## Problem to work on
Filter the entries below, keeping only lines with the word "tanhf".
....
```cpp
extern "C" int polus_attention_bwd(int dtype, const void* qkv, const int32_t* mask, const void* ctx,
                                   const void* dctx, const float* lse, void* dqkv,
                                   int B, int S, int n_heads, int head_dim, float drop_p, uint32_t seed,
                                   void* workspace, size_t workspace_bytes, void* stream) {
    int rc = check_common("polus_attention_bwd", dtype, B, S, n_heads, head_dim);
    if (rc) return rc;
    POLUS_REQUIRE(qkv && ctx && dctx && lse && dqkv, "polus_attention_bwd: null pointer");
    POLUS_REQUIRE(polus_aligned16(qkv) && polus_aligned16(ctx) && polus_aligned16(dctx) && polus_aligned16(dqkv),
                  "polus_attention_bwd: pointers must be 16-byte aligned");
    size_t need = polus_attention_bwd_workspace_bytes(B, S, n_heads);
    if (!workspace || workspace_bytes < need) { polus_set_error("polus_attention_bwd: workspace %zu < %zu", workspace_bytes, need); return POLUS_ERR_WORKSPACE; }
    AttnArgs a = {};
    a.qkv = qkv; a.mask = mask; a.ctx = const_cast<void*>(ctx); a.lse = const_cast<float*>(lse); a.dctx = dctx; a.dqkv = dqkv;
    a.delta = static_cast<const float*>(workspace);
    a.B = B; a.S = S; a.A = n_heads; a.H = n_heads * D; a.scale = 0.125f;
    POLUS_REQUIRE(drop_p >= 0.f && drop_p < 1.f, "polus_attention_bwd: bad drop_p");
    a.drop_thresh = drop_p > 0.f ? polus_drop_thresh(drop_p) : 0u; a.drop_seed = seed; a.drop_inv = 1.0f / (1.0f - drop_p); a.dyn = polus_dyn();
    a.debug = polus_cfg().attn_debug;
    hipStream_t st = static_cast<hipStream_t>(stream);
    dim3 grid((S + BLK - 1) / BLK, n_heads, B);
    const int kres = polus_cfg().attn_bwd_kres;
    if (dtype == POLUS_BF16 && polus_cfg().attn_fused && kres && S % KR_KEYS == 0 && S <= 2048 && (S > KR_KEYS || kres >= 2)) {
        const int nkb = S / KR_KEYS;
        float* slabs = nkb > 1 ? static_cast<float*>(workspace) + (size_t)B * S * n_heads : nullptr;
        const size_t lds = KR_OFF_STAT + 2 * (size_t)S * sizeof(float);
        static bool attr_done = false;
        if (!attr_done) {
            POLUS_HIP(hipFuncSetAttribute(reinterpret_cast<const void*>(attn_bwd_kres_kernel), hipFuncAttributeMaxDynamicSharedMemorySize, 160 * 1024));
            attr_done = true;
        }
        hipLaunchKernelGGL(attn_bwd_kres_kernel, dim3(nkb, n_heads, B), dim3(512), lds, st, a, slabs);
        POLUS_CHECK_LAUNCH("polus_attention_bwd(key-resident)");
        if (nkb > 1) {
            hipLaunchKernelGGL(attn_bwd_dq_finish_kernel, dim3(1024), dim3(256), 0, st, slabs, static_cast<bf16_t*>(dqkv), (long)B * S, a.H, nkb);
            POLUS_CHECK_LAUNCH("polus_attention_bwd(dQ slabs)");
        }
        return POLUS_OK;
    }
    const int fused = polus_cfg().attn_fused;
    if (dtype == POLUS_BF16 && fused && S == 256) {
        int rc2 = launch_q64<16>(a, n_heads, B, st);
        if (rc2 != POLUS_OK) return rc2;
        POLUS_CHECK_LAUNCH("polus_attention_bwd(one pass, 64-key blocks)");
        return POLUS_OK;
    }
    if (dtype == POLUS_BF16 && fused && (S == 64 || S == 128)) {
        const size_t lds = 2 * (size_t)S * TileCfg<bf16_t>::RS + 4 * (size_t)KBLK * TileCfg<bf16_t>::RS + 2 * (size_t)S * RSS + (size_t)S * 4;
        int rc2 = S == 128 ? launch_fused<8>(a, n_heads, B, lds, st) : launch_fused<4>(a, n_heads, B, lds, st);
        if (rc2 != POLUS_OK) return rc2;
        POLUS_CHECK_LAUNCH("polus_attention_bwd(fused)");
        return POLUS_OK;
    }
    if (dtype == POLUS_BF16) {
        { int rc2 = launch_wide<1>(dtype, a, st); if (rc2 != POLUS_OK) return rc2; }
        POLUS_CHECK_LAUNCH("polus_attention_bwd(dq)");
        hipLaunchKernelGGL(attn_bwd_dkv_kernel<bf16_t>, grid, dim3(256), 0, st, a);
    } else {
        { int rc2 = launch_wide<1>(dtype, a, st); if (rc2 != POLUS_OK) return rc2; }
        POLUS_CHECK_LAUNCH("polus_attention_bwd(dq)");
        hipLaunchKernelGGL(attn_bwd_dkv_kernel<float>, grid, dim3(256), 0, st, a);
    }
    POLUS_CHECK_LAUNCH("polus_attention_bwd(dkv)");
    return POLUS_OK;
}
```

### polus_amd/csrc/common.h

```cpp
#pragma once
#include <hip/hip_runtime.h>
#include <stdint.h>
#include <stdio.h>
#include <string.h>
#include <math.h>

#include "../../include/polus_hip.h"

typedef __bf16 bf16_t;
typedef __bf16 bf16x8 __attribute__((ext_vector_type(8)));
typedef __bf16 bf16x4 __attribute__((ext_vector_type(4)));
typedef short s16x4 __attribute__((ext_vector_type(4)));
typedef float f32x4 __attribute__((ext_vector_type(4)));

void polus_set_error(const char* fmt, ...);
#define POLUS_FAIL(...) do { polus_set_error(__VA_ARGS__); return POLUS_ERR_INVALID; } while (0)
#define POLUS_REQUIRE(cond, ...) do { if (!(cond)) { polus_set_error(__VA_ARGS__); return POLUS_ERR_INVALID; } } while (0)
#define POLUS_CHECK_LAUNCH(name) do { hipError_t e__ = hipGetLastError(); \
    if (e__ != hipSuccess) { polus_set_error("%s: launch failed: %s", name, hipGetErrorString(e__)); return POLUS_ERR_HIP; } } while (0)
#define POLUS_HIP(call) do { hipError_t e__ = (call); \
    if (e__ != hipSuccess) { polus_set_error("%s failed: %s", #call, hipGetErrorString(e__)); return POLUS_ERR_HIP; } } while (0)

static inline size_t polus_dtype_size(int dt) { return dt == POLUS_BF16 ? 2 : 4; }
static inline bool polus_aligned16(const void* p) { return (((uintptr_t)p) & 15) == 0; }

struct PolusCfg {
    int gemm_pp;
    int gemm_v1;
    int dw_ungrouped;
    int dw_fused_reduce;
    int ln_bwd_blocks;
    int ln_fin_single;
    int gemm_ring128;
    int gemm_auto_split;
    int ln_halfwave;
    int gemm_order;
    int gemm_persist;
    int reserve_cus;
    int attn_bwd_kres;
    int attn_debug;
    int dw_streamk;
    int dw_sk_cus;
    int dw_sk_delta;
    int attn_fused;
};
const PolusCfg& polus_cfg();
int polus_num_cus();
int polus_reserved_cus();

struct PolusDyn { uint32_t salt; float lr, lr_t; uint32_t pad; };
const PolusDyn* polus_dyn();
__device__ __forceinline__ uint32_t polus_eff_seed(uint32_t seed, const PolusDyn* dyn) {
    if (!dyn) return seed;
    uint32_t x = seed + dyn->salt;
    x ^= x >> 15;
    return x * 0x2C1B3C6Du;
}

template <typename T> __device__ __forceinline__ float to_f(T x);
template <> __device__ __forceinline__ float to_f<float>(float x) { return x; }
template <> __device__ __forceinline__ float to_f<bf16_t>(bf16_t x) { return (float)x; }
template <typename T> __device__ __forceinline__ T from_f(float x);
template <> __device__ __forceinline__ float from_f<float>(float x) { return x; }
template <> __device__ __forceinline__ bf16_t from_f<bf16_t>(float x) { return (bf16_t)x; }

template <typename T> __device__ __forceinline__ void load4(const T* p, float (&v)[4]);
template <> __device__ __forceinline__ void load4<float>(const float* p, float (&v)[4]) {
    float4 t = *reinterpret_cast<const float4*>(p); v[0] = t.x; v[1] = t.y; v[2] = t.z; v[3] = t.w;
}
template <> __device__ __forceinline__ void load4<bf16_t>(const bf16_t* p, float (&v)[4]) {
    bf16x4 t = *reinterpret_cast<const bf16x4*>(p);
    v[0] = (float)t[0]; v[1] = (float)t[1]; v[2] = (float)t[2]; v[3] = (float)t[3];
}
template <typename T> __device__ __forceinline__ void store4(T* p, const float (&v)[4]);
template <> __device__ __forceinline__ void store4<float>(float* p, const float (&v)[4]) {
    *reinterpret_cast<float4*>(p) = make_float4(v[0], v[1], v[2], v[3]);
}
template <> __device__ __forceinline__ void store4<bf16_t>(bf16_t* p, const float (&v)[4]) {
    bf16x4 t; t[0] = (bf16_t)v[0]; t[1] = (bf16_t)v[1]; t[2] = (bf16_t)v[2]; t[3] = (bf16_t)v[3];
    *reinterpret_cast<bf16x4*>(p) = t;
}

__device__ __forceinline__ float erf_fast(float x) {
    const float ax = fabsf(x);
    const float t = __frcp_rn(1.0f + 0.3275911f * ax);
    float poly = 1.061405429f;
    poly = poly * t - 1.453152027f;
    poly = poly * t + 1.421413741f;
    poly = poly * t - 0.284496736f;
    poly = poly * t + 0.254829592f;
    const float r = 1.0f - poly * t * __expf(-ax * ax);
    return copysignf(r, x);
}
__device__ __forceinline__ float gelu_f(float x) { return 0.5f * x * (1.0f + erf_fast(x * 0.70710678118654752f)); }
__device__ __forceinline__ float gelu_grad_f(float x) {
    float cdf = 0.5f * (1.0f + erf_fast(x * 0.70710678118654752f));
    float pdf = 0.3989422804014327f * __expf(-0.5f * x * x);
    return cdf + x * pdf;
}
__device__ __forceinline__ float swish_f(float x) { return x / (1.0f + __expf(-x)); }
__device__ __forceinline__ float swish_grad_f(float x) {
    float s = 1.0f / (1.0f + __expf(-x));
    return s * (1.0f + x * (1.0f - s));
}
typedef float f32x2_t __attribute__((ext_vector_type(2)));
__device__ __forceinline__ f32x2_t gelu_poly2(f32x2_t x, const float (&c)[11]) {
    f32x2_t xc = {__builtin_amdgcn_fmed3f(x[0], -4.5f, 4.5f), __builtin_amdgcn_fmed3f(x[1], -4.5f, 4.5f)};
    f32x2_t s = xc * xc;
    f32x2_t u = __builtin_elementwise_fma(s, (f32x2_t){2.0f / 20.25f, 2.0f / 20.25f}, (f32x2_t){-1.0f, -1.0f});
    f32x2_t r = {c[10], c[10]};
#pragma unroll
    for (int k = 9; k >= 0; --k) r = __builtin_elementwise_fma(r, u, (f32x2_t){c[k], c[k]});
    return __builtin_elementwise_fma(xc, r, (f32x2_t){0.5f, 0.5f});
}
__device__ __forceinline__ f32x2_t gelu_cdf2(f32x2_t x) {
    const float q[11] = {1.569049305e-01f, -7.719386095e-02f, 5.470119065e-02f, -4.010921159e-02f, 2.828393083e-02f,
                         -1.902094059e-02f, 1.143922652e-02f, -5.251548121e-03f, 2.716277400e-03f, -2.340015935e-03f,
                         9.806926012e-04f};
    return gelu_poly2(x, q);
}
__device__ __forceinline__ f32x2_t gelu_grad2(f32x2_t x) {
    const float w[11] = {1.594289755e-01f, -9.003904569e-02f, 8.714168751e-02f, -9.350841452e-02f, 9.645831298e-02f,
                         -9.557466143e-02f, 7.437658385e-02f, -3.356380937e-02f, 2.252388123e-02f, -3.068672777e-02f,
                         1.457471506e-02f};
    return gelu_poly2(x, w);
}
template <int N, bool FAST = false> __device__ __forceinline__ void apply_act_n(int act, float (&v)[N]) {
    if (act == POLUS_ACT_GELU) {
        if (FAST && (N % 2) == 0) {
#pragma unroll
            for (int r = 0; r < N; r += 2) {
                f32x2_t x = {v[r], v[r + 1]};
                f32x2_t y = x * gelu_cdf2(x);
                v[r] = y[0]; v[r + 1] = y[1];
            }
            return;
        }
#pragma unroll
        for (int r = 0; r < N; ++r) v[r] = gelu_f(v[r]);
    } else if (act == POLUS_ACT_SWISH) {
#pragma unroll
        for (int r = 0; r < N; ++r) v[r] = swish_f(v[r]);
    } else if (act == POLUS_ACT_RELU) {
#pragma unroll
        for (int r = 0; r < N; ++r) v[r] = fmaxf(v[r], 0.0f);
    } else if (act == POLUS_ACT_TANH) {
#pragma unroll
        for (int r = 0; r < N; ++r) v[r] = tanhf(v[r]);
    }
}
template <int N, bool FAST = false> __device__ __forceinline__ void apply_act_grad_n(int act, float (&v)[N], const float (&u)[N]) {
    if (act == POLUS_ACT_GELU) {
        if (FAST && (N % 2) == 0) {
#pragma unroll
            for (int r = 0; r < N; r += 2) {
                f32x2_t d = (f32x2_t){v[r], v[r + 1]} * gelu_grad2((f32x2_t){u[r], u[r + 1]});
                v[r] = d[0]; v[r + 1] = d[1];
            }
            return;
        }
#pragma unroll
        for (int r = 0; r < N; ++r) v[r] *= gelu_grad_f(u[r]);
    } else if (act == POLUS_ACT_SWISH) {
#pragma unroll
        for (int r = 0; r < N; ++r) v[r] *= swish_grad_f(u[r]);
    } else if (act == POLUS_ACT_RELU) {
#pragma unroll
        for (int r = 0; r < N; ++r) v[r] = u[r] > 0.0f ? v[r] : 0.0f;
    } else if (act == POLUS_ACT_TANH) {
#pragma unroll
        for (int r = 0; r < N; ++r) { float t = tanhf(u[r]); v[r] *= 1.0f - t * t; }
    }
}
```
....
## Answer to this problem
        for (int r = 0; r < N; ++r) v[r] = tanhf(v[r]);
        for (int r = 0; r < N; ++r) { float t = tanhf(u[r]); v[r] *= 1.0f - t * t; }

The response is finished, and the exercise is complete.